ゴミといえば改稿中の 『黒い渦』 があまりにひどい。 やはりこの時期 (2006 年) はほんとうに精神病だったのではないか。 三人の医師から 「精神病でも人格障害でもない」 という診断をもらっているが、 どうにかこうにか精神科に行く気力が湧いたときには自然治癒していたのかもしれない。 『Pの刺激』 の次がこれでは、 なるほど作家になれなかったわけだ。 ここまで手をつけたからには最後までやり遂げたい。 とはいえ自著として胸を張って表に出せる代物ではない。 既刊三作と並べるのには抵抗がある。 ストアのゴミに文句を言いながら自分でゴミを増やすようでは話にならない。
『Pの刺激』 と 『KISS の法則』 はペイパーバック化にあたり数カ所に手を入れている。 『悪魔とドライヴ』 は改稿版が仕上がった。 登場人物の名前を変え、 ヒロインが教師に執着するきっかけの事件を追加し、 伏線を増やすなどしてミステリとしての構造を強化した。 要望の多かったカルトの詳細な描写は加えなかった。 主題が不明瞭になるからだ。 また劇場テロ事件の描写が増えたことでカルトの描写が不足している印象はなくなった。 プロットは変わらないが別の小説になったといって差し支えない。 それだけ書き足していながら 400 字詰原稿用紙換算では十枚減っている。 改行を減らしたからだ。 公開中のバージョンでは本を読み慣れていない読者を想定して意図的に改行を多くしていた。 ページ数が変わるような改版はできないので扱いを決めかねている。

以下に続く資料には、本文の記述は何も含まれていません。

struct EngineSpans { float gpu = 0, copy_busy = 0, copy = 0; };
EngineSpans engine_spans(DevCtx* c)
{
    EngineSpans sp;
    if (c->copy_stream) (void)hipStreamSynchronize(c->copy_stream);
    (void)hipStreamSynchronize(c->stream);
    size_t first_copy = c->ev_used, last_copy = 0, last_kernel = 0;
    for (size_t i = 0; i < c->ev_used; ++i) {
        float ms = 0;
        if (c->ev_pool[i].kind == 1) {
            if (first_copy == c->ev_used) first_copy = i;
            last_copy = i;
            if (hipEventElapsedTime(&ms, c->ev_pool[i].a, c->ev_pool[i].b) == hipSuccess) sp.copy_busy += ms;
        } else if (c->ev_pool[i].kind == 0) last_kernel = i;
    }
    if (first_copy < c->ev_used) {
        (void)hipEventElapsedTime(&sp.gpu, c->ev_pool[first_copy].a, c->ev_pool[last_kernel].b);
        (void)hipEventElapsedTime(&sp.copy, c->ev_pool[first_copy].a, c->ev_pool[last_copy].b);
    }
    return sp;
}

int hash_sources(DevCtx* c, const std::vector<Source>& src, uint8_t* digests, uint64_t* states, int* err_no,
                 int64_t* err_src)
{
    const size_t n = src.size();
    if (err_no) *err_no = 0;
    if (err_src) *err_src = -1;
    if (n == 0) return SNAPHASH_OK;
    HIP_TRY(c, hipSetDevice(c->device));
    uint64_t job_bytes = 0;
    for (const Source& sc : src) job_bytes += sc.gpu_len;
    const bool from_memory = src[0].mem != nullptr;
    const uint64_t slot_caps[3] = {c->slot[0].cap(), c->slot[1].cap(), c->slot[2].cap()};
    const BatchGeometry g = batch_geometry(job_bytes, n, c->staging, slot_caps, from_memory);
    int rc = ensure_slots(c, (int)g.nslots, g.slot_bytes);
    if (rc) return rc;
    HIP_TRY(c, c->hash.ensure(n, true));
    if (c->sub.size() < g.nsub) c->sub.resize(g.nsub);
    for (unsigned q = 0; q < g.nsub; ++q) {
        SubSlot& ss = c->sub[q];
        if (!ss.done) HIP_TRY(c, hipEventCreateWithFlags(&ss.done, hipEventDisableTiming));
        if (!ss.copied) HIP_TRY(c, hipEventCreateWithFlags(&ss.copied, hipEventDisableTiming));
        ss.busy = false;
    }

    c->fill_thread_s = 0;
    c->fill_bytes = 0;
    BatchPlanner plan(src.data(), n, job_bytes, g.S_full, BatchKnobs::from_env());
    std::atomic<int> first_err{0};
    std::atomic<int64_t> first_err_src{-1};
    std::vector<ReadOp> ops;
    FdCache fds(from_memory ? 0 : n, c->fd_call_budget >= 0 ? std::min(c->fd_call_budget, c->fd_budget) : c->fd_budget);
    double t_wait = 0, t_plan = 0, t_read = 0, t_launch = 0;
    const double t_engine0 = now_ms();
    double t_first_copy = 0;
    size_t n_copies = 0;

    while (!plan.active.empty()) {
        const unsigned batch = plan.batch, q = batch % g.nsub;
        SubSlot& sl = c->sub[q];
        uint8_t* const sl_h = c->slot[q / g.per_slot].h_buf.data() + (uint64_t)(q % g.per_slot) * g.S_full;
        uint8_t* const sl_d = c->slot[q / g.per_slot].d_buf.data() + (uint64_t)(q % g.per_slot) * g.S_full;
        const double tb0 = now_ms();
        if (sl.busy) { HIP_TRY(c, hipEventSynchronize(sl.done)); sl.busy = false; }
        const double tb1 = now_ms();
        t_wait += tb1 - tb0;
        HIP_TRY(c, sl.jobs.ensure(plan.active.size()));
        const Batch b = plan.next(sl.jobs.h.data(), ops, (uint64_t)(uintptr_t)sl_h, (uint64_t)(uintptr_t)sl_d);
        c->stats.blocks += b.blocks;
        static const bool trace_batches = getenv("SNAPHASH_TRACE_BATCHES") != nullptr;
        if (trace_batches) trace_batch(stderr, c->index, batch, b, sl.jobs.h.data(), (uint64_t)(uintptr_t)sl_d, plan.active.size());
        const double tb2 = now_ms();
        t_plan += tb2 - tb1;

        run_reads(c, src, ops, first_err, first_err_src, from_memory ? nullptr : &fds, batch == 0);
        if (first_err.load()) break;
        const double tb3 = now_ms();
        t_read += tb3 - tb2;
        if (trace_batches)
            fprintf(stderr, "snaphash engine %d: batch %u: at %.2f ms: waited %.2f, planned %.2f, filled %.2f ms (%zu streams begun, %.1f GB/s)\n", c->index, batch,
                    tb0 - t_engine0, tb1 - tb0, tb2 - tb1, tb3 - tb2, b.n_new, (double)b.used / ((tb3 - tb2) * 1e6 + 1e-9));

        if (b.used) {
            if (batch == 0) t_first_copy = now_ms() - t_engine0;
            ++n_copies;
            EventPair* ev = next_events(c, 1);
            if (!ev) return fail(c, SNAPHASH_EDEVICE, "hipEventCreate failed");
            HIP_TRY(c, hipEventRecord(ev->a, c->copy_stream));
            HIP_TRY(c, hipMemcpyAsync(sl_d, sl_h, b.used, hipMemcpyHostToDevice, c->copy_stream));
            HIP_TRY(c, hipEventRecord(ev->b, c->copy_stream));
        }
        rc = launch_jobs(c, sl.jobs.h.data(), sl.jobs.d.data(), b.nj, c->hash.d_digests.data(), sl.copied);
        if (rc) return rc;
        HIP_TRY(c, hipEventRecord(sl.done, c->stream));
        sl.busy = true;
        t_launch += now_ms() - tb3;
    }

    const double ts0 = now_ms();
    static const bool trace_tree = getenv("SNAPHASH_TRACE_TREE") != nullptr;
    const EngineSpans sp = trace_tree && c->ev_used > 1 ? engine_spans(c) : EngineSpans{};
    rc = sync_ctx(c);
    if (trace_tree)
        fprintf(stderr, "snaphash engine %d: %u batches; waiting for a slot %.1f ms, planning %.1f ms, reads %.1f ms, enqueue %.1f ms, drain %.1f ms; "
                        "first copy enqueued at %.2f ms, copies busy %.2f of %.2f ms, first copy -> last kernel %.2f ms, engine %.2f ms\n",
                c->index, plan.batch, t_wait, t_plan, t_read, t_launch, now_ms() - ts0, t_first_copy, sp.copy_busy, sp.copy, sp.gpu, now_ms() - t_engine0);
    for (SubSlot& ss : c->sub) ss.busy = false;
    if (rc) return rc;
    if (first_err.load()) {
        const int64_t s = first_err_src.load();
        if (err_no) *err_no = first_err.load();
        if (err_src) *err_src = s;
        return fail(c, SNAPHASH_EIO,
                    std::string(s >= 0 && src[s].path ? src[s].path : "<buffer>") + ": " + strerror(first_err.load()));
    }
    if (digests) HIP_TRY(c, hipMemcpy(digests, c->hash.d_digests.data(), n * 64, hipMemcpyDeviceToHost));
    if (states) HIP_TRY(c, hipMemcpy(states, c->hash.d_state.data(), n * 64, hipMemcpyDeviceToHost));
    for (size_t i = 0; i < n; ++i) c->stats.bytes_hashed += src[i].gpu_len;
    c->stats.streams = n;
    if (c->owner) {
        std::lock_guard<std::mutex> lk(c->owner->calib_mu);
        const double planned = c->owner->ex.planned_gpu_ms, took = now_ms() - t_engine0;
        const bool take_fill = c->staged_calls++ > 0 && !(planned > 0 && took > 3.0 * planned);
        c->owner->calib.observe_call(!from_memory, (double)c->fill_bytes, (double)n, (double)n_copies, c->stats.h2d_ms * 1e-3, c->fill_thread_s, take_fill);
    }
    return SNAPHASH_OK;
}


bool rccl_load(snaphash_ctx* x)
{
    Rccl& r = x->rccl;
    if (r.tried) return r.ok;
    r.tried = true;
    for (const char* name : {"librccl.so.1", "librccl.so", "/opt/rocm/lib/librccl.so.1"}) {
        r.lib = dlopen(name, RTLD_NOW | RTLD_LOCAL);
        if (r.lib) break;
    }
    if (!r.lib) { r.why = "librccl.so not found"; return false; }
    r.CommInitAll = (decltype(r.CommInitAll))dlsym(r.lib, "ncclCommInitAll");
    r.CommDestroy = (decltype(r.CommDestroy))dlsym(r.lib, "ncclCommDestroy");
    r.AllGather = (decltype(r.AllGather))dlsym(r.lib, "ncclAllGather");
    r.GroupStart = (decltype(r.GroupStart))dlsym(r.lib, "ncclGroupStart");
    r.GroupEnd = (decltype(r.GroupEnd))dlsym(r.lib, "ncclGroupEnd");
    r.GetErrorString = (decltype(r.GetErrorString))dlsym(r.lib, "ncclGetErrorString");
    if (!r.CommInitAll || !r.CommDestroy || !r.AllGather || !r.GroupStart || !r.GroupEnd) {
        r.why = "librccl.so lacks a required symbol";
        return false;
    }
    std::vector<int> devs;
    for (auto& d : x->dev) devs.push_back(d->device);
    std::vector<int> uniq = devs;
    std::sort(uniq.begin(), uniq.end());
    if (std::adjacent_find(uniq.begin(), uniq.end()) != uniq.end()) {
        r.why = "a device ordinal repeats in the ctx (RCCL needs one rank per GPU)";
        return false;
    }
    r.comms.assign(devs.size(), nullptr);
    const ncclResult_t e = r.CommInitAll(r.comms.data(), (int)devs.size(), devs.data());
    if (e != ncclSuccess) {
        r.why = std::string("ncclCommInitAll: ") + (r.GetErrorString ? r.GetErrorString(e) : "error");
        r.comms.clear();
        return false;
    }
    r.ok = true;
    return true;
}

書影の不具合はいまだ解決しない。 「あんたのいうことは嘘じゃないか、 でも Look Inside! は要らんから無効にしてくれ」 と言ったら、 「あなたの言うことがわかりました」 と返事が来たけれども前半は完全に無視されていた。 確かに Look Inside! はただちに無効にされたが案の定、 書影は裏表紙のまま。 おそらく現時点で問い合わせても二日待てといわれるだけだろう。 ほんとに伝わってるのかなぁ⋯⋯。